Non Invasive Characterization of Pediatric Inflammatory Bowel Diseases Using Multispectral Optoacoustic Tomography (PED_MSOT_IBD)

Monocentric, prospective observational study to assess bowel inflammation in children with chronic inflammatory bowel disease (IBD) using multispectral optoacoustic tomography (MSOT).

Study Overview

• Status: Completed
• Conditions: Crohn's Disease; Ulcerative Colitis; IBD
• Intervention / Treatment: Device: Multispectral Optoacoustic Tomography (MSOT)

Detailed Description

Inflammatory bowel diseases (IBD) play a major role in child and adolescent medicine. 25 % of patients with IBD are younger than 18 years of age at diagnosis and 25 % of those are even younger than 10 years of age at disease onset. The incidence of IBD in children and adolescents is 5-11/100 000 in Germany. IBD comprises mainly two entities, namely Crohn's disease (CD) and ulcerative colitis (UC). Patients with CD develop chronic and intermittent transmural inflammation of the gastrointestinal tract, which manifests with symptoms like diarrhea, hematochezia, abdominal pain, fatigue and malnutrition. This often results in weight loss and an increased risk of numerous complications such as the development of fistulas, perforations and intestinal strictures. In addition, growth disturbances and delayed onset of puberty are more frequent. Overall, the course of the disease can only be compared between children and adults to a very limited extent, as the disease often progresses more rapidly and severely in children. Accordingly, the procedure and recommendations for children with CD differ from those of adults. In addition to clinical scores, laboratory chemical parameters (blood count, CrP, calprotectin) and imaging diagnostics (endoscopy, ultrasound, MRT) are available to assess disease activity. However, the latter are only of limited use for routine monitoring due to their invasiveness, the need for sedation and the use of contrast agents. Multispectral Optoacoustic Tomograph (MSOT) on the other hand allows, comparable to sonography, a non-invasive, quantitative imaging of the composition of target tissues in children without sedation. Previous studies have shown that the quantitative determination of hemoglobin provides information on blood flow and inflammatory activity in the bowel of adult patients with Crohn's disease. In this pilot study, the intestinal wall of children will be characterized by MSOT to differentiate between CD, UC, and unclassified inflammatory bowel disease (U-IBD) and to quantify changes and correlate them with routine parameters. This could lead to a new possibility of non-invasive evaluation of disease forms and activity comparable to previous findings in adult patients with CD.
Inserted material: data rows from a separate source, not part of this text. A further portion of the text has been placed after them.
# HyHuang1995/sp_orb_slam

Hardware: AMD Instinct MI355X
Metric: frames/sec SuperPoint extract (752x480, 1k kpts) (higher is better)
Workload: dtype f32

## Files before the change

sp_orb_slam_amd/csrc/conv_f32.hip:

```cpp
#include <type_traits>
#include <utility>

#include "spfe_kernels.h"
#include "../../include/spfe_exact_math.h"

namespace spfe {

typedef float f32x16 __attribute__((ext_vector_type(16)));

template <int KS, int TH>
struct Geo {
  static constexpr int HALO = KS / 2;
  static constexpr int ROWS = TH + 2 * HALO;
  static constexpr int COLS = 32 + 2 * HALO;
  static constexpr int ROWP = (KS == 3) ? 36 : 32;
  static constexpr int PLANE_RAW = ROWS * ROWP;
  static constexpr int PLANE = PLANE_RAW + ((2 - PLANE_RAW % 8) + 8) % 8;
};

typedef int i32x4 __attribute__((ext_vector_type(4)));
#define SPFE_OOB 0x80000000u

template <int NITER, int NWITER>
struct Pipe {
  float4 va[NITER];
  float4 vw[NWITER];
  int dst[NITER];
  unsigned voff[NITER];
  unsigned woff[NWITER];
  __amdgpu_buffer_rsrc_t rin, rw;
  const float *at[8];
  const float *bBase;
  float *nA, *nW;
};

template <int NR, int NT>
struct EpiCtx {
  __amdgpu_buffer_rsrc_t rout;
  unsigned rbase[NR][NT];
  float bias[NT];
  int xlim;
  unsigned pixstep;
};

__device__ __forceinline__ float max4_finite(float a, float b, float c, float d) {
  float m;
  asm("v_max3_f32 %0, %1, %2, %3\n\tv_max_f32 %0, %0, %4" : "=&v"(m) : "v"(a), "v"(b), "v"(c), "v"(d));
  return m;
}

template <int MT, int NT, bool POOL, bool RELU, int E>
__device__ __forceinline__ void epi_store(const EpiCtx<POOL ? MT / 2 : MT, NT> &e, const f32x16 (&acc)[MT][NT]) {
  constexpr int NEPI_ = POOL ? (MT / 2) * NT * 8 : MT * NT * 16;
  if constexpr (E >= NEPI_) {
    return;
  } else if constexpr (!POOL) {
    constexpr int j = E / (MT * 16), i = (E / 16) % MT, r = E % 16;
    constexpr int xr = (r & 3) + 8 * (r >> 2);
    float v = acc[i][j][r] + e.bias[j];
    if (RELU) v = v > 0.0f ? v : 0.0f;
    const unsigned off = xr < e.xlim ? e.rbase[i][j] : SPFE_OOB;
    __builtin_amdgcn_raw_buffer_store_b32(__float_as_int(v), e.rout, off, xr * e.pixstep, 0);
  } else {
    constexpr int ip = E / (NT * 8), j = (E / 8) % NT, r = 2 * (E % 8), i0 = 2 * ip;
    constexpr int xr = (r & 3) + 8 * (r >> 2);
    const float m = max4_finite(acc[i0][j][r], acc[i0][j][r + 1], acc[i0 + 1][j][r], acc[i0 + 1][j][r + 1]);
    float v = m + e.bias[j];
    if (RELU) v = v > 0.0f ? v : 0.0f;
    const unsigned off = xr < e.xlim ? e.rbase[ip][j] : SPFE_OOB;
    __builtin_amdgcn_raw_buffer_store_b32(__float_as_int(v), e.rout, off, (xr >> 1) * e.pixstep, 0);
  }
}

constexpr int F1_PROWS = 12, F1_PCOLS = 36, F1_PATCH = F1_PROWS * F1_PCOLS;

template <int NITER>
struct Fuse1a {
  float4 w[9], bias;
  float px[9];
  float4 o;
  unsigned pb[NITER];
  const float *patch;
  float *patch_next;
  const float *wsrc;
  const float *bsrc;
  __amdgpu_buffer_rsrc_t rimg;
  unsigned poff[2];
  unsigned pidx[2];
  unsigned pval[2];
  bool fill;
};
struct NoFuse {};

constexpr int F1_SUBS = 10;
template <int NITER, int IT, int SUB, int PLANE, int NWITER>
__device__ __forceinline__ void fuse_piece(Fuse1a<NITER> &z, Pipe<NITER, NWITER> &c) {
  if constexpr (SUB == 0) {
    const unsigned b = z.pb[IT] == ~0u ? 0u : z.pb[IT];
#pragma unroll
    for (int t = 0; t < 9; ++t) z.px[t] = z.patch[b + (t / 3) * F1_PCOLS + t % 3];
  } else if constexpr (SUB <= 8) {
    constexpr int j = (SUB - 1) / 2, half = (SUB - 1) % 2;
    float acc = half == 0 ? 0.0f : (j == 0 ? z.o.x : (j == 1 ? z.o.y : (j == 2 ? z.o.z : z.o.w)));
#pragma unroll
    for (int t = half * 5; t < (half == 0 ? 5 : 9); ++t) {
      const float wt = j == 0 ? z.w[t].x : (j == 1 ? z.w[t].y : (j == 2 ? z.w[t].z : z.w[t].w));
      acc = __builtin_fmaf(z.px[t], wt, acc);
    }
    if constexpr (half == 1) {
      const float bj = j == 0 ? z.bias.x : (j == 1 ? z.bias.y : (j == 2 ? z.bias.z : z.bias.w));
      acc = acc + bj;
      acc = acc > 0.0f ? acc : 0.0f;
      if (c.voff[IT] == SPFE_OOB) acc = 0.0f;
    }
    if constexpr (j == 0) z.o.x = acc;
    else if constexpr (j == 1) z.o.y = acc;
    else if constexpr (j == 2) z.o.z = acc;
    else z.o.w = acc;
  } else {
    float *d = c.nA + c.dst[IT];
    d[0] = z.o.x;
    d[PLANE] = z.o.y;
    d[2 * PLANE] = z.o.z;
    d[3 * PLANE] = z.o.w;
  }
}

template <int STEP, int NSTEP, bool FIRST, int KC, int KS, int MT, int NT, int PLANE, int ROWP, int NITER,
          int NWITER, bool POOL, bool RELU, bool FUSE, class FZ>
__device__ __forceinline__ void k_steps(float (&a)[2][MT], float (&bb)[2][NT], f32x16 (&acc)[MT][NT],
                                        const f32x16 (&accPrev)[MT][NT], Pipe<NITER, NWITER> &c,
                                        const EpiCtx<POOL ? MT / 2 : MT, NT> &e, FZ &fz) {
  if constexpr (STEP < NSTEP) {
    constexpr int NLDA = FUSE ? 0 : NITER;
    constexpr int NLD = NLDA + NWITER;
    constexpr int L0 = 1, W0 = NSTEP - NLD - 1;
    constexpr int NEPI = POOL ? (MT / 2) * NT * 8 : MT * NT * 16;
    constexpr int EPS = (NEPI + (NSTEP - 3)) / (NSTEP - 2);
    constexpr int cur = STEP & 1, nxt = cur ^ 1;
    static_assert(L0 + NLD <= W0, "loads and LDS writes of a stage must not overlap");
    constexpr int M = MT * NT;
    if constexpr (STEP >= 1) __builtin_amdgcn_s_waitcnt(0xC07F);
#pragma unroll
    for (int m = 0; m < M; ++m) {
      if (m == 0) {
        if constexpr (STEP + 1 < NSTEP) {
          constexpr int tap = (STEP + 1) / (KC / 2), t = (STEP + 1) % (KC / 2);
          constexpr int dy = tap / KS, dx = tap % KS;
#pragma unroll
          for (int i = 0; i < MT; ++i) {
            if constexpr (KC / 2 <= 8) a[nxt][i] = c.at[t][(i + dy) * ROWP + dx];
            else a[nxt][i] = c.at[0][(2 * t) * PLANE + (i + dy) * ROWP + dx];
          }
#pragma unroll
          for (int j = 0; j < NT; ++j) bb[nxt][j] = c.bBase[j * (KS * KS * KC * 32) + (tap * KC + 2 * t) * 32];
        }
      }
      if (m == 1 % M) {
        if constexpr (STEP >= L0 && STEP - L0 < NLD) {
          constexpr int it = STEP - L0;
          if constexpr (it < NLDA) {
            const i32x4 v = __builtin_amdgcn_raw_buffer_load_b128(c.rin, c.voff[it], 0, 0);
            c.va[it] = make_float4(__int_as_float(v.x), __int_as_float(v.y), __int_as_float(v.z), __int_as_float(v.w));
          } else {
            constexpr int wi = it - NLDA;
            const i32x4 v = __builtin_amdgcn_raw_buffer_load_b128(c.rw, c.woff[wi], 0, 0);
            c.vw[wi] = make_float4(__int_as_float(v.x), __int_as_float(v.y), __int_as_float(v.z), __int_as_float(v.w));
          }
        }
      }
      if (m == 2 % M) {
        if constexpr (FIRST && STEP >= 1) {
          constexpr int e0 = (STEP - 1) * EPS;
          [&]<int... Qs>(std::integer_sequence<int, Qs...>) {
            (epi_store<MT, NT, POOL, RELU, e0 + Qs>(e, accPrev), ...);
          }(std::make_integer_sequence<int, EPS>{});
        }
      }
      if (m == 3 % M) {
        if constexpr (STEP >= W0 && STEP - W0 < NLD) {
          constexpr int it = STEP - W0;
          if constexpr (it < NLDA) {
            float *d = c.nA + c.dst[it];
            d[0] = c.va[it].x;
            d[PLANE] = c.va[it].y;
            d[2 * PLANE] = c.va[it].z;
            d[3 * PLANE] = c.va[it].w;
          } else {
            constexpr int wi = it - NLDA;
            *reinterpret_cast<float4 *>(reinterpret_cast<char *>(c.nW) + c.woff[wi]) = c.vw[wi];
          }
        }
      }
      if (m == 1 % M) {
        if constexpr (FUSE) {
          constexpr int F0 = 12;
          static_assert(L0 + NLD <= F0 && F0 + F1_SUBS * NITER <= NSTEP, "fused conv1a schedule does not fit the stage");
          if constexpr (STEP >= F0 && STEP < F0 + F1_SUBS * NITER)
            fuse_piece<NITER, (STEP - F0) / F1_SUBS, (STEP - F0) % F1_SUBS, PLANE, NWITER>(fz, c);
        }
      }
      if (m == 3 % M) {
        if constexpr (FUSE) {
          static_assert(58 < W0, "fused conv1a schedule does not fit the stage");
          if constexpr (STEP >= 2 && STEP < 11) fz.w[STEP - 2] = *reinterpret_cast<const float4 *>(fz.wsrc + (STEP - 2) * 64);
          if constexpr (STEP == 11) fz.bias = *reinterpret_cast<const float4 *>(fz.bsrc);
          if constexpr (STEP == 50) {
            if (fz.fill) {
              fz.pval[0] = __builtin_amdgcn_raw_buffer_load_b8(fz.rimg, fz.poff[0], 0, 0);
              fz.pval[1] = __builtin_amdgcn_raw_buffer_load_b8(fz.rimg, fz.poff[1], 0, 0);
            }
          }
          if constexpr (STEP == 58) {
            if (fz.fill) {
              if (fz.pidx[0] < F1_PATCH) fz.patch_next[fz.pidx[0]] = spfe_pixel_to_float((uint8_t)fz.pval[0]);
              if (fz.pidx[1] < F1_PATCH) fz.patch_next[fz.pidx[1]] = spfe_pixel_to_float((uint8_t)fz.pval[1]);
            }
          }
        }
      }
      __builtin_amdgcn_sched_barrier(0);
      {
        const int i = m / NT, j = m % NT;
        if constexpr (FIRST && STEP == 0) {
          f32x16 z;
#pragma unroll
          for (int r = 0; r < 16; ++r) z[r] = 0.0f;
          acc[i][j] = __builtin_amdgcn_mfma_f32_32x32x2f32(a[cur][i], bb[cur][j], z, 0, 0, 0);
        } else {
          acc[i][j] = __builtin_amdgcn_mfma_f32_32x32x2f32(a[cur][i], bb[cur][j], acc[i][j], 0, 0, 0);
        }
      }
      __builtin_amdgcn_sched_barrier(0);
    }
    k_steps<STEP + 1, NSTEP, FIRST, KC, KS, MT, NT, PLANE, ROWP, NITER, NWITER, POOL, RELU, FUSE, FZ>(a, bb, acc, accPrev, c, e, fz);
  }
}
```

• Study Type: Observational
• Enrollment (Actual): 23

Contacts and Locations

• Study Contact: Name: Ferdinand Knieling, MD; Phone Number: +49 9131 85 33118; Email: ferdinand.knieling@uk-erlangen.de
• Study Contact Backup: Name: Adrian Regensburger, MD; Phone Number: +49 9131 85 33118; Email: adrian.regensburger@uk-erlangen.de

Study Locations

• Germany
  • Bavaria
    • Erlangen, Bavaria, Germany, 91054
      • University Hospital Erlangen

Participation Criteria

Eligibility Criteria

• Ages Eligible for Study: 2 years to 18 years (Child, Adult)
• Accepts Healthy Volunteers: No

• Sampling Method: Non-Probability Sample

Study Population

Patients from the Department of Pediatric and Adolescent Medicine, University Hospital Erlangen

Description

Inclusion Criteria:

1. CD patients

   • Diagnosis CD or suspected CD at initial diagnosis
   • Indication for endoscopy and sampling (biopsy)

2. UC patients

   • Diagnosis UC or suspected UC at initial diagnosis
   • Indication for endoscopy and sampling (biopsy)

3. U-IBD patients

   • Diagnosis U-IBD or suspected IBD at initial diagnosis
   • Indication for endoscopy and sampling (biopsy)

Exclusion Criteria:

• Pregnancy
• Nursing mothers
• Unstable patients: Need for continuous cardiopulmonary monitoring (ECG and pulse oximetry)
• Tattoo in the field of investigation
• Subcutaneous fat tissue over 3 cm
• Lack of written consent

Study Plan

How is the study designed?

Number of groups / cohorts

3

Cohorts and Interventions

Group / Cohort	Intervention / Treatment
Patients with Crohn's disease; Patients diagnosed or with suspected Crohn's disease.	Device: Multispectral Optoacoustic Tomography (MSOT); Non-invasive transcutaneous MSOT imaging of the bowel wall (terminal ileum, ascending caecum/colon, transverse colon, descending colon, and sigmoid colon).
Patients with Ulcerative colitis; Patients diagnosed or with suspected Ulcerative colitis	Device: Multispectral Optoacoustic Tomography (MSOT); Non-invasive transcutaneous MSOT imaging of the bowel wall (terminal ileum, ascending caecum/colon, transverse colon, descending colon, and sigmoid colon).
Patients with unclassified inflammatory bowel disease (U-IBD); Patients diagnosed or with suspected unclassified inflammatory bowel disease (U-IBD)	Device: Multispectral Optoacoustic Tomography (MSOT); Non-invasive transcutaneous MSOT imaging of the bowel wall (terminal ileum, ascending caecum/colon, transverse colon, descending colon, and sigmoid colon).

What is the study measuring?

Primary Outcome Measures

Outcome Measure	Measure Description	Time Frame
Quantitative amount of oxygenated/deoxygenated hemoglobin in a.u.	Oxygenated/deoxygenated hemoglobin signals in the intestinal/bowel wall of children with different entities of IBD (CD vs. UC vs. U-IBD) derived by MSOT in arbitrary units (a.u.)	Single time point (1 day)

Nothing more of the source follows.